Something that may take 30 minutes to reproduce is going to be pretty much impossible to debug. It looks like a rare timing problem. We can try and find it by code inspection but anything you can do to provide an easier to reproduce test case would be appreciated.
I think what you are seeing is a symptom of bug 57943 where the same socket ends up in the Poller twice. That would explain the stack trace you see. Are you able to build Tomcat 7.0.x from svn and test it? If not, you'll need to wait for the next 7.0.x release. I'm leaving this as NEEDINFO for now as we need to know if this issue is still reproducible with the current 7.0.x trunk.
Tried the test servlet on the latest Tomcat 7.0.x trunk build and still seeing the checkRecycled exceptions in the Tomcat console.
Created attachment 32978 [details] JMeter script that continuously does a GET on the test servlet and verifies the response is 200.
For info - the checkRecycled exception was, on average, being generated within 1 minute of the JMeter script being run.
Hi. Could you give 7.0.x trunk another try please. I've fixed an issue that might be the cause of this bug. I don't think it is but it is worth checking and I haven't been able to reproduce this yet.
Hi, built the latest 7.0.x trunk and tried it today. Still seeing the checkRecycled exception - first one 4 minutes after starting the JMeter script. I will upload the Tomcat logs if they help at all - I ran the JMeter script against the test servlet for an hour.
Created attachment 32988 [details] Zip containing Tomcat 7.0.x logs after running JMeter script for an hour.
Created attachment 32989 [details] WAR file for servlet used to recreate this bug. Attaching the WAR file I have been running the JMeter script against.

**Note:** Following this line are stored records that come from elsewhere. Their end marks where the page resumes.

# takurot/Pyrope

Hardware: NVIDIA B200
Metric: batched VEC.SEARCH QPS at fixed recall@10 (higher is better)
Workload: dtype f32 LUT / u8 codes

## Files before the change

### pyrope_b200/csrc/pq_lm.cu

```cuda
#include <cub/cub.cuh>

#include <cstdio>
#include <type_traits>

#include "common.cuh"
#include "exact_arith.cuh"
#include "kernels.h"

namespace pyrope {
namespace {

constexpr int LM_SCAN_WARPS = 8;
constexpr int LM_BUILD_WARPS = 8;
constexpr int LM_THREADS = 32 * (LM_SCAN_WARPS + LM_BUILD_WARPS);
constexpr int LM_BLK_STAGES = 6;
constexpr int LM_QS = 8;
constexpr int LM_QC = 256;
constexpr int LM_PF = 4;
constexpr int LM_HDR = 96;
constexpr int LM_MAX_DIM = 128;
constexpr int LM_LUT_BYTES = 256 * 256;
constexpr int LM_BLK_MAX = LM_HDR + LM_MAX_DIM * 32;
constexpr int LM_QSETS = 3;
constexpr int LM_SMEM = 2 * LM_LUT_BYTES + LM_BLK_STAGES * LM_BLK_MAX + LM_QSETS * LM_QS * LM_QC * 8;
constexpr float LM_QMAX = 2046.f;
constexpr float LM_QERR = 8.25f;
constexpr int LM_HB = 64;
constexpr int SEED_NQ = 2;
constexpr int SEED_CAP = 1024;
constexpr int REDO_QCAP = 2048;

struct __align__(16) LmHeader {
    int list, nvec;
    long long vbeg;
    int qid[LM_QS];
    short pslot[LM_QS];
    float s[LM_QS];
};
static_assert(LM_BUILD_WARPS == LM_QS && LM_SCAN_WARPS % 4 == 0, "one builder warp per query slot; builders start a TMEM lane quadrant");
static_assert(sizeof(LmHeader) == LM_HDR, "header size");

__device__ __forceinline__ uint32_t smem_u32(const void* p) { return (uint32_t)__cvta_generic_to_shared(p); }
__device__ __forceinline__ bool elect_one() {
    uint32_t pred;
    asm volatile("{\n\t.reg .pred p;\n\telect.sync _|p, 0xffffffff;\n\tselp.u32 %0, 1, 0, p;\n\t}" : "=r"(pred));
    return pred != 0;
}
__device__ __forceinline__ void mbar_init(uint32_t bar, uint32_t count) {
    asm volatile("mbarrier.init.shared::cta.b64 [%0], %1;" ::"r"(bar), "r"(count));
}
__device__ __forceinline__ void mbar_expect_tx(uint32_t bar, uint32_t bytes) {
    asm volatile("mbarrier.arrive.expect_tx.shared::cta.b64 _, [%0], %1;" ::"r"(bar), "r"(bytes) : "memory");
}
__device__ __forceinline__ bool mbar_try_wait(uint32_t bar, uint32_t parity) {
// ... 22 lines not shown
__device__ __forceinline__ void bulk_g2s(uint32_t dst, const void* src, uint32_t bytes, uint32_t bar) {
    asm volatile("cp.async.bulk.shared::cluster.global.mbarrier::complete_tx::bytes [%0], [%1], %2, [%3];"
                 ::"r"(dst), "l"(src), "r"(bytes), "r"(bar)
                 : "memory");
}
__device__ __forceinline__ unsigned long long pack2(float a, float b) {
    unsigned long long d;
    asm("mov.b64 %0, {%1, %2};" : "=l"(d) : "f"(a), "f"(b));
    return d;
}
__device__ __forceinline__ unsigned long long ffma2(unsigned long long a, unsigned long long b, unsigned long long c) {
    unsigned long long d;
    asm("fma.rn.f32x2 %0, %1, %2, %3;" : "=l"(d) : "l"(a), "l"(b), "l"(c));
    return d;
}



template <int N>
__device__ __forceinline__ void tmem_st(uint32_t taddr, const uint32_t (&r)[N]) {
    static_assert(N == 4 || N == 8, "4 or 8 columns");
    if (N == 8)
        asm volatile("tcgen05.st.sync.aligned.32x32b.x8.b32 [%0], {%1, %2, %3, %4, %5, %6, %7, %8};"
                     ::"r"(taddr), "r"(r[0]), "r"(r[1]), "r"(r[2]), "r"(r[3]), "r"(r[4 % N]), "r"(r[5 % N]), "r"(r[6 % N]), "r"(r[7 % N])
                     : "memory");
    else
        asm volatile("tcgen05.st.sync.aligned.32x32b.x4.b32 [%0], {%1, %2, %3, %4};"
                     ::"r"(taddr), "r"(r[0]), "r"(r[1]), "r"(r[2]), "r"(r[3])
                     : "memory");
}
template <int N>
__device__ __forceinline__ void tmem_ld(uint32_t taddr, uint32_t (&r)[N]) {
    if (N == 8)
        asm volatile("tcgen05.ld.sync.aligned.32x32b.x8.b32 {%0, %1, %2, %3, %4, %5, %6, %7}, [%8];"
                     : "=r"(r[0]), "=r"(r[1]), "=r"(r[2]), "=r"(r[3]), "=r"(r[4 % N]), "=r"(r[5 % N]), "=r"(r[6 % N]), "=r"(r[7 % N])
                     : "r"(taddr)
                     : "memory");
    else
        asm volatile("tcgen05.ld.sync.aligned.32x32b.x4.b32 {%0, %1, %2, %3}, [%4];"
                     : "=r"(r[0]), "=r"(r[1]), "=r"(r[2]), "=r"(r[3])
                     : "r"(taddr)
                     : "memory");
}
__device__ __forceinline__ void tmem_ld_wait() { asm volatile("tcgen05.wait::ld.sync.aligned;" ::: "memory"); }
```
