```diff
@@ -108,36 +173,29 @@
     const int cg = threadIdx.x & 63, rg = threadIdx.x >> 6;
     const int x = x0 + 4 * cg;
     if (x >= W) return;
+    unsigned cmask = 0;
+#pragma unroll
+    for (int k = 0; k < 4; ++k) cmask |= (x + k > 0 && x + k < W - 1) ? 0xffu << (8 * k) : 0u;
+    unsigned word[8];
     float a[6], b[6], c[6];
+    d8_link ln, ls;
     read_row6(t, rg * 8 + 0, cg, a);
     read_row6(t, rg * 8 + 1, cg, b);
+    d8_link_rows(a, b, ln);
 #pragma unroll
     for (int rr = 0; rr < 8; ++rr) {
-        const int y = y0 + rg * 8 + rr;
+        unsigned code[4];
+        bool drop[4];
         read_row6(t, rg * 8 + rr + 2, cg, c);
-        if (y < H) {
-            unsigned code[4];
-#pragma unroll
-            for (int k = 0; k < 4; ++k) {
-                unsigned cd = d8_code(a[k], a[k + 1], a[k + 2], b[k], b[k + 1],
-                                      b[k + 2], c[k], c[k + 1], c[k + 2]);
-                int xx = x + k;
-                bool interior = y > 0 && y < H - 1 && xx > 0 && xx < W - 1;
-                code[k] = interior ? cd : 0u;
-            }
-            uint8_t *o = out + (size_t)y * W + x;
-            if (vec_store && x + 4 <= W) {
-                *reinterpret_cast<uint32_t *>(o) =
-                    code[0] | (code[1] << 8) | (code[2] << 16) | (code[3] << 24);
-            } else {
-#pragma unroll
-                for (int k = 0; k < 4; ++k)
-                    if (x + k < W) o[k] = (uint8_t)code[k];
-            }
-        }
-#pragma unroll
-        for (int k = 0; k < 6; ++k) { a[k] = b[k]; b[k] = c[k]; }
-    }
+        d8_link_rows(b, c, ls);
+        d8_row4(b, ln, ls, code, drop);
+        word[rr] = d8_word(code, drop, cmask, y0 + rg * 8 + rr, H);
+        ln = ls;
+#pragma unroll
+        for (int k = 0; k < 6; ++k) b[k] = c[k];
+        __builtin_amdgcn_sched_barrier(0);
+    }
+    d8_store_rows(out, H, W, y0 + rg * 8, x, vec_store, word);
 }
 
 template <bool HAS_EPS>
@@ -167,46 +225,52 @@
             for (int k = 0; k < 4; ++k) zc[rr][k] = z[(size_t)y * W + min(x + k, W - 1)];
         }
     }
+    unsigned cmask = 0;
+    bool colin[4];
+#pragma unroll
+    for (int k = 0; k < 4; ++k) {
+        colin[k] = x + k > 0 && x + k < W - 1;
+        cmask |= colin[k] ? 0xffu << (8 * k) : 0u;
+    }
     bool lower = false;
+    unsigned word[8];
     float a[6], b[6], c[6];
+    d8_link ln, ls;
     read_row6(t, rg * 8 + 0, cg, a);
     read_row6(t, rg * 8 + 1, cg, b);
+    d8_link_rows(a, b, ln);
 #pragma unroll
     for (int rr = 0; rr < 8; ++rr) {
         const int y = y0 + rg * 8 + rr;
+        unsigned code[4];
+        bool drop[4], low[4];
         read_row6(t, rg * 8 + rr + 2, cg, c);
-        if (y < H) {
-            unsigned code[4];
-#pragma unroll
-            for (int k = 0; k < 4; ++k) {
-                const int xx = x + k;
-                const bool interior = y > 0 && y < H - 1 && xx > 0 && xx < W - 1;
+        d8_link_rows(b, c, ls);
+        d8_row4(b, ln, ls, code, drop);
+#pragma unroll
+        for (int k = 0; k < 4; ++k) {
+            const float wk = b[k + 1], zk = zc[rr][k];
+            if (HAS_EPS) {
                 float m = fminf(fminf(fminf(a[k], a[k + 1]), fminf(a[k + 2], b[k])),
                                 fminf(fminf(b[k + 1], b[k + 2]), fminf(c[k], fminf(c[k + 1], c[k + 2]))));
                 m = fminf(m, HDEM_INF);
-                if (HAS_EPS) m += eps;
-                const float wc = fminf(b[k + 1], HDEM_INF), zz = fminf(zc[rr][k], HDEM_INF);
-                lower |= interior && __builtin_amdgcn_fmed3f(zz, wc, m) != wc;
-                const unsigned cd = d8_code(a[k], a[k + 1], a[k + 2], b[k], b[k + 1], b[k + 2], c[k],
-                                            c[k + 1], c[k + 2]);
-                code[k] = interior ? cd : 0u;
-            }
-            if (out) {
-                uint8_t *o = out + (size_t)y * W + x;
-                if (vec_store && x + 4 <= W) {
-                    *reinterpret_cast<uint32_t *>(o) =
-                        code[0] | (code[1] << 8) | (code[2] << 16) | (code[3] << 24);
-                } else {
-#pragma unroll
-                    for (int k = 0; k < 4; ++k)
-                        if (x + k < W) o[k] = (uint8_t)code[k];
-                }
+                m += eps;
+                const float wc = fminf(wk, HDEM_INF), zz = fminf(zk, HDEM_INF);
+                low[k] = __builtin_amdgcn_fmed3f(zz, wc, m) != wc;
+            } else {
+                low[k] = (drop[k] & (zk < wk)) | (!(wk >= zk) & (zk == zk));
             }
         }
+        lower |= (y > 0 && y < H - 1) &
+                 ((low[0] & colin[0]) | (low[1] & colin[1]) | (low[2] & colin[2]) | (low[3] & colin[3]));
+        word[rr] = d8_word(code, drop, cmask, y, H);
+        ln = ls;
 #pragma unroll
         for (int k = 0; k < 6; ++k) { a[k] = b[k]; b[k] = c[k]; }
+        __builtin_amdgcn_sched_barrier(0);
     }
     if (lower) *flag = 1;
+    if (out) d8_store_rows(out, H, W, y0 + rg * 8, x, vec_store, word);
 }
 
 template <typename T>
```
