int32_t aiy_jacobian_fanout(aiy_handle* h, int32_t n_cal, int32_t S, int32_t n_a, int32_t T, int32_t n_t,
                            const int32_t* lo, const double* wlo, const double* P, const double* mass,
                            void* work, double* out, aiy_stream stream);

int32_t aiy_jacobian_diff(aiy_handle* h, int64_t n, double* shocked, const double* ghost, double step,
                          aiy_stream stream);

int32_t aiy_jacobian_expectation(aiy_handle* h, int32_t n_cal, int32_t S, int32_t n_a, int32_t T,
                                 const int32_t* lo, const double* wlo, const double* P, const double* a_grid,
                                 void* work, double* E_out, aiy_stream stream);

int32_t aiy_jacobian_contract(aiy_handle* h, int32_t n_cal, int32_t S, int32_t n_a, int32_t T, const double* E,
                              const double* dD_R, const double* dD_w, void* work, double* F_out,
                              aiy_stream stream);


int32_t aiy_lottery_mean(aiy_handle* h, int32_t n_cal, int32_t S, int32_t n_a, int32_t n_t, const int32_t* lo,
                         const double* wlo, const double* a_grid, double* out, aiy_stream stream);

int32_t aiy_aggregate_lotteries(aiy_handle* h, int32_t n_cal, int32_t S, int32_t n_a, int32_t T, int32_t n_p,
                                const double* a_star, const double* dA_R, const double* dA_w, const double* X,
                                const double* a_grid, int32_t* lo_out, double* wlo_out, aiy_stream stream);


int32_t aiy_wealth_stats(aiy_handle* h, const double* data, const double* weights, int64_t n,
                         const double* pctiles, int32_t n_p, double* lorenz_out, double* pctl_out,
                         aiy_stream stream);



int64_t aiy_dist_stats_work_bytes(int32_t n_dist, int32_t n_a);

int32_t aiy_dist_marginal(aiy_handle* h, int32_t n_dist, int32_t S, int32_t n_a, const double* mass, double* g,
                          aiy_stream stream);

int32_t aiy_dist_stats(aiy_handle* h, int32_t n_dist, int32_t n_grid, int32_t n_a, const double* g,
                       const double* a_grid, const double* pctiles, int32_t n_p, void* work, double* lorenz_out,
                       double* pctl_out, double* summary_out, aiy_stream stream);



int64_t aiy_value_work_bytes(int32_t n_cal, int32_t S, int32_t n_a);

int32_t aiy_value_backward(aiy_handle* h, int32_t n_cal, int32_t S, int32_t n_a, int32_t T, const int32_t* lo,
                           const double* wlo, const double* P, const double* a_grid, const double* R,
                           const double* w, const double* lab, const double* beta, const double* crra,
                           const double* V_term, void* work, double* V0_out, double* V_path_out,
                           aiy_stream stream);

int32_t aiy_value_stationary(aiy_handle* h, int32_t n_cal, int32_t S, int32_t n_a, const int32_t* lo,
                             const double* wlo, const double* P, const double* a_grid, const double* R,
                             const double* w, const double* lab, const double* beta, const double* crra,
                             const double* beta_host, double tol, int32_t max_iter, int32_t chunk, double* V,
                             void* work, int32_t* iters_out, double* dist_out, aiy_stream stream);
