# Kaz-K/medical-image-editing

Hardware: AMD Instinct MI355X
Metric: images/sec (train step, 256x256 2D slices) (higher is better)
Workload: dtype f32

## Files before the change

### medical-image-editing_amd/csrc/conv_common.h

```cpp
#pragma once
#include "common.h"
#include <cstdlib>

inline int conv_max_blocks() {
    static const int v = [] {
        const char* e = getenv("VQW_CONV_MAX_BLOCKS");
        const int b = e ? atoi(e) : 256;
        return b < 8 ? 8 : (b > 256 ? 256 : b);
    }();
    return v;
}

inline int conv_slab_split(int nsp, int nblk, int max_slabs, int* kt_out) {
    int nsb = conv_max_blocks() / nblk;
    if (nsb > max_slabs) nsb = max_slabs;
    if (nsb > nsp) nsb = nsp;
    if (nsb < 1) nsb = 1;
    const int kt = (nsp + nsb - 1) / nsb;
    if (kt_out) *kt_out = kt;
    return (nsp + kt - 1) / kt;
}
inline int conv_region_runs(int nsp, int ntn, int wg_per_cu) {
    int groups = conv_max_blocks() * wg_per_cu / ntn;
    if (groups < 1) groups = 1;
    const int even = (nsp + groups - 1) / groups;
    return even < 1 ? 1 : even;
}

struct ConvIn {
    const float* src0;
    const float* src1;
    int C0, C1, up0;
};

#ifdef __HIPCC__
static __device__ inline void collapse_up_element(const float* __restrict__ w, float* __restrict__ wc, float* __restrict__ wd, long i, int Cout, int Cin) {
    const long nfwd = 4L * Cout * 4 * Cin;
    if (i < nfwd) {
            int ci = (int)(i % Cin);
            long r = i / Cin;
            int ab = (int)(r % 4);
            r /= 4;
            int co = (int)(r % Cout);
            int par = (int)(r / Cout);
            int py = par >> 1, px = par & 1, a = ab >> 1, b = ab & 1;
            int ky0 = (py == 0) ? (a == 0 ? 0 : 1) : (a == 0 ? 0 : 2), ky1 = (py == 0) ? (a == 0 ? 0 : 2) : (a == 0 ? 1 : 2);
            int kx0 = (px == 0) ? (b == 0 ? 0 : 1) : (b == 0 ? 0 : 2), kx1 = (px == 0) ? (b == 0 ? 0 : 2) : (b == 0 ? 1 : 2);
            float acc = 0.f;
            for (int ky = ky0; ky <= ky1; ++ky)
                for (int kx = kx0; kx <= kx1; ++kx) acc += w[(((long)co * 3 + ky) * 3 + kx) * Cin + ci];
            wc[i] = acc;
        } else {
            long k = i - nfwd;
            int co = (int)(k % Cout);
            long r = k / Cout;
            int rs = (int)(r % 16);
            int ci = (int)(r / 16);
            int rr = rs >> 2, ss = rs & 3;
            int ky0 = rr == 0 ? 2 : (rr == 1 ? 1 : 0), ky1 = rr == 0 ? 2 : (rr == 1 ? 2 : (rr == 2 ? 1 : 0));
            int kx0 = ss == 0 ? 2 : (ss == 1 ? 1 : 0), kx1 = ss == 0 ? 2 : (ss == 1 ? 2 : (ss == 2 ? 1 : 0));
            float acc = 0.f;
            for (int ky = ky0; ky <= ky1; ++ky)
                for (int kx = kx0; kx <= kx1; ++kx) acc += w[(((long)co * 3 + ky) * 3 + kx) * Cin + ci];
            wd[k] = acc;
        }
}
// ... 142 lines not shown
```

### medical-image-editing_amd/csrc/conv_dil.hip

```cpp
#include "common.h"
#include "conv_common.h"
#include "mfma_util.h"

int g_dil_mode = 0;

namespace {

struct DilArgs {
    const float* x;
    const float* w;
    const float* bias;
    float* y;
    int N, H, W, Cout, dil;
    int per, total;
    int relu;
    unsigned nbx, nbw, nby;
    float* stats;
};

template <int NW, bool ACC>
__global__ void __launch_bounds__(64 * NW, 1) k_conv_dilrow(DilArgs a) {
    constexpr int NT = 64 * NW, WMAX = 32 * NW, KP = 36;
    constexpr int SLOT = (WMAX + 1) * KP;
    constexpr int WBUF = 9 * 32 * KP;
    constexpr int LH = WMAX * 8 / NT;
    constexpr int WF = 9 * 32 * 8, LW = (WF + NT - 1) / NT;
    static_assert(LH * NT == WMAX * 8, "row float4s must divide over the threads");

    extern __shared__ __attribute__((aligned(16))) float smem[];
    float* Hs = smem;
    float* Ws = smem + 3 * SLOT;
    float* Rs = Ws + WBUF;

    const int tid = threadIdx.x, lane = tid & 63, wv = tid >> 6;
    const int H = a.H, W = a.W, Cout = a.Cout, d = a.dil;
    const __amdgpu_buffer_rsrc_t rsx = make_rsrc(a.x, a.nbx), rsw = make_rsrc(a.w, a.nbw), rsy = make_rsrc(a.y, a.nby);

    const int t0 = blockIdx.x * a.per;
    const int nsteps = min(a.per, a.total - t0);
    if (nsteps <= 0) return;

    if (tid < 3 * KP) Hs[(tid / KP) * SLOT + WMAX * KP + tid % KP] = 0.f;
#pragma unroll
    for (int j = 0; j < LW; ++j) {
        const int f = tid + j * NT;
        const bool ok = (WF % NT == 0) || f < WF;
        const int row = ok ? f / 8 : 0, c4 = f % 8;
        const int tap = row / 32, n = row % 32;
        const float4 v = buf_ld4(rsw, (ok && n < Cout) ? (((unsigned)n * 9 + tap) * 32 + c4 * 4) * 4u : a.nbw);
        if (ok) *(float4*)&Ws[row * KP + c4 * 4] = v;
    }

    const unsigned row_bytes = (unsigned)W * 128u;
    unsigned h_off[LH];
    int h_lds[LH];
#pragma unroll
    for (int j = 0; j < LH; ++j) {
        const int f = tid + j * NT;
        h_off[j] = f < W * 8 ? (unsigned)f * 16u : 0xFFFFFFFFu;
        h_lds[j] = (f >> 3) * KP + (f & 7) * 4;
    }
    float4 rh[LH];
    auto issue_h = [&](int j, int g) {
        const bool ok = (g >= 0) & (h_off[j] != 0xFFFFFFFFu);
        rh[j] = buf_ld4(rsx, sel_u32(ok, (unsigned)g * row_bytes + h_off[j], a.nbx));
    };
    auto commit_h = [&](int j, int slot_f) { *(float4*)&Hs[slot_f + h_lds[j]] = rh[j]; };
    int hn, hrho, hy;
    if (t0 == 0) {
        hn = -1; hrho = d - 1; hy = -1;
    } else {
        const int Ls = H + d;
        hn = (t0 - 1) / Ls;
        int u = (t0 - 1) - hn * Ls;
        hrho = 0;
        for (;;) {
            const int L = (H - hrho + d - 1) / d;
            if (u < L) { hy = hrho + u * d; break; }
            if (u == L) { hy = -1; break; }
            u -= L + 1;
            ++hrho;
        }
    }
    auto head_row = [&]() { return (hy >= 0 && hn >= 0 && hn < a.N) ? hn * H + hy : -1; };
    auto head_next = [&]() {
        if (hy < 0) {
            if (++hrho == d) { hrho = 0; ++hn; }
            hy = hrho;
        } else {
            hy += d;
            if (hy >= H) hy = -1;
        }
    };

    int g0 = -1, g1 = -1;
#pragma unroll
    for (int s = 0; s < 3; ++s) {
        const int g = head_row();
#pragma unroll
        for (int j = 0; j < LH; ++j) issue_h(j, g);
#pragma unroll
        for (int j = 0; j < LH; ++j) commit_h(j, s * SLOT);
        head_next();
        g0 = g1;
        g1 = g;
    }
    int sA = 0, sB = SLOT, sC = 2 * SLOT;
    __syncthreads();

    const int lrow = lane & 31, lk = (lane >> 5) * 4;
    auto col_of = [&](int kx) {
        const int x = wv * 32 + lrow + (kx - 1) * d;
        return ((unsigned)x < (unsigned)W ? x : WMAX) * KP + lk;
    };
    const int cx0 = col_of(0), cx1 = col_of(1), cx2 = col_of(2);
    const float* Wb = Ws + lrow * KP + lk;

    const int co = lane & 31;
    const float bv0 = (a.bias && co < Cout) ? a.bias[co] : 0.f;
    const bool st_ok = (co < Cout) & (wv * 32 < W);
    const int col0 = 4 * (lane >> 5);
    const float lo = a.relu ? 0.f : -__builtin_inff();
    f32x16 acc, done;
    float yold[ACC ? 16 : 1];
    bool pending = false;
    int dg = 0;
    auto flush_piece = [&](int half) {
        const unsigned base = (((unsigned)dg * W + (unsigned)(wv * 32 + col0)) * (unsigned)Cout + (unsigned)co) * 4u;
        const int voff = (int)sel_u32(pending & st_ok, base, a.nby);
#pragma unroll
        for (int r8 = 0; r8 < 8; ++r8) {
            const int r = half * 8 + r8;
            const int col = (r & 3) + 8 * (r >> 2);
            __builtin_amdgcn_raw_buffer_store_b32(__float_as_uint(done[r]), rsy, voff, col * Cout * 4, 0);
        }
    };
    const int nwr = W / 32;

    for (int i = 0; i < nsteps; ++i) {
        const int g2 = (i + 2 <= nsteps) ? head_row() : -1;
        if (g0 >= 0) {
#pragma unroll
            for (int r = 0; r < 16; ++r) acc[r] = 0.f;
            constexpr int NG = 36;
            float4 av[2], bv[2];
            auto ldfrag = [&](int g, int s) {
                const int tap = g / 4, kg = g % 4, ky = tap / 3, kx = tap % 3;
                av[s] = *(const float4*)&Hs[(ky == 0 ? sA : ky == 1 ? sB : sC) + (kx == 0 ? cx0 : kx == 1 ? cx1 : cx2) + kg * 8];
                bv[s] = *(const float4*)&Wb[tap * 32 * KP + kg * 8];
            };
            auto slot = [&](int m) {
                if (m < 2) flush_piece(m);
                else if (m < 2 + LH) issue_h(m - 2, g2);
                else if (ACC && m < 2 + LH + 16) {
                    const int r = m - 2 - LH;
                    const unsigned base = (((unsigned)g0 * W + (unsigned)(wv * 32 + col0)) * (unsigned)Cout + (unsigned)co) * 4u;
                    yold[r] = __uint_as_float(__builtin_amdgcn_raw_buffer_load_b32(rsy, (int)sel_u32(st_ok, base, a.nby),
                                                                                 ((r & 3) + 8 * (r >> 2)) * Cout * 4, 0));
                }
                else if (m >= 96 && m < 96 + LH) commit_h(m - 96, sA);
            };
            auto slotted = [&](int m0) { return m0 >= 0 && (m0 < 2 + LH + (ACC ? 16 : 0) || (m0 + 4 > 96 && m0 < 96 + LH)); };
            ldfrag(0, 0);
#pragma unroll
            for (int g = 0; g < NG; ++g) {
                const int s = g & 1;
                if (g + 1 < NG) ldfrag(g + 1, s ^ 1);
                const int m0 = (g - 1) * 4;
                const bool slt = slotted(m0);
                acc = MFMA32(av[s].x, bv[s].x, acc);
                if (slt) { slot(m0); __builtin_amdgcn_sched_barrier(0); }
                acc = MFMA32(av[s].y, bv[s].y, acc);
                if (slt) { slot(m0 + 1); __builtin_amdgcn_sched_barrier(0); }
                acc = MFMA32(av[s].z, bv[s].z, acc);
                if (slt) { slot(m0 + 2); __builtin_amdgcn_sched_barrier(0); }
                acc = MFMA32(av[s].w, bv[s].w, acc);
                if (slt) { slot(m0 + 3); __builtin_amdgcn_sched_barrier(0); }
                if (!slt) {
                    __builtin_amdgcn_sched_group_barrier(0x100, 2, 0);
                    __builtin_amdgcn_sched_group_barrier(0x008, 4, 0);
                }
                if (g == 11) __syncthreads();
            }
            pending = false;
#pragma unroll
            for (int r = 0; r < 16; ++r) done[r] = fmaxf(acc[r] + bv0, lo) + (ACC ? yold[r] : 0.f);
            pending = true;
            dg = g0;
            if (a.stats) {
                float vals[16], s1, s2;
#pragma unroll
                for (int r = 0; r < 16; ++r) vals[r] = done[r];
                lane_stats<16>(vals, s1, s2);
                stat_merge_eq(s1, s2, __shfl_xor(s1, 32, 64), __shfl_xor(s2, 32, 64), 1.f / 32.f);
                if (lane < 32) { Rs[(wv * 32 + lane) * 2] = s1; Rs[(wv * 32 + lane) * 2 + 1] = s2; }
            }
        } else {
#pragma unroll
            for (int j = 0; j < LH; ++j) issue_h(j, g2);
#pragma unroll
            for (int j = 0; j < LH; ++j) commit_h(j, sA);
        }
        __syncthreads();
        if (a.stats && g0 >= 0 && tid < 32 && tid < Cout) {
            float s1 = Rs[tid * 2], s2 = Rs[tid * 2 + 1];
            for (int r = 1; r < nwr; ++r) stat_merge(s1, s2, (float)(32 * r), Rs[(r * 32 + tid) * 2], Rs[(r * 32 + tid) * 2 + 1], 32.f);
            float* o = a.stats + ((size_t)g0 * Cout + tid) * 2;
            o[0] = s1;
            o[1] = s2;
        }
        const int t = sA; sA = sB; sB = sC; sC = t;
        g0 = g1; g1 = g2;
        head_next();
    }
    flush_piece(0);
    flush_piece(1);
}
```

Another thing to note is that it takes much longer to reproduce this exception using a JavaScript client versus using JMeter (where it can be seen within a few minutes). Thanks!
Thanks for testing. I'll be taking another look at this over the next few days.
Good news. I think I have managed to track down the root cause of this. It is a race condition between the Poller timing out the socket and new data arriving. I haven't - yet - figured out how to fix it. The test case only triggered one failure in a hour for me but this is going to be *very* sensitive to timing so that isn't a surprise. I think I can trigger the correct execution sequence in a debugger so - assuming that is the case - I'll be able to confirm any fix fairly easily.
I've found and fixed a couple of concurrency issues that could have contributed to this but I'm still seeing the occassional failure. I haven't yet managed to reproduce the same exception with a debugger. Investigations continue.
Hi Mark, just thought I'd try out your latest update - still seeing the exception (as you have stated above). Thanks.
A quick update before the weekend. I have better grip on what is going wrong. The issue is that async dispatches are being processed multiple times. Depending on the timing, this can go wrong. The fix (for 7.0.x at least) is non-trivial. I've tried various small patches but all introduce a different problem. At this point, I think a reafctoring of the async dispatch handling will be required. I haven't looked at 9.0.x or 8.0.x as yet. The refactoring that has already taken place in those versions may have already addressed this. Or not. I'll continue to look at this next week.
I've spent some more time looking at this and - having found the 'right' place to fix this - the patch was actually fairly small. I have fixed the issue in 9.0.x, 8.0.x (for 8.0.25 onwards) and 7.0.x (for 7.0.64 onwards).
We have built the trunk and we can confirm that we haven't seen the bug appearing during our tests with the minimal servlet, and also with our full application. We'll continue testing for more time but it's looking really good. Thanks a lot for your help Thomas! Really appreciated!
Sorry!. I meant to say Mark... or Mr.Thomas.... as you prefer :)
I answer to most names - as long as they are polite ;) I did some local testing before committing this patch with the simple test case and didn't see any issues for over 15 hours so I'm reasonably confident that this issue is fixed. If your testing shows otherwise just re-open this issue.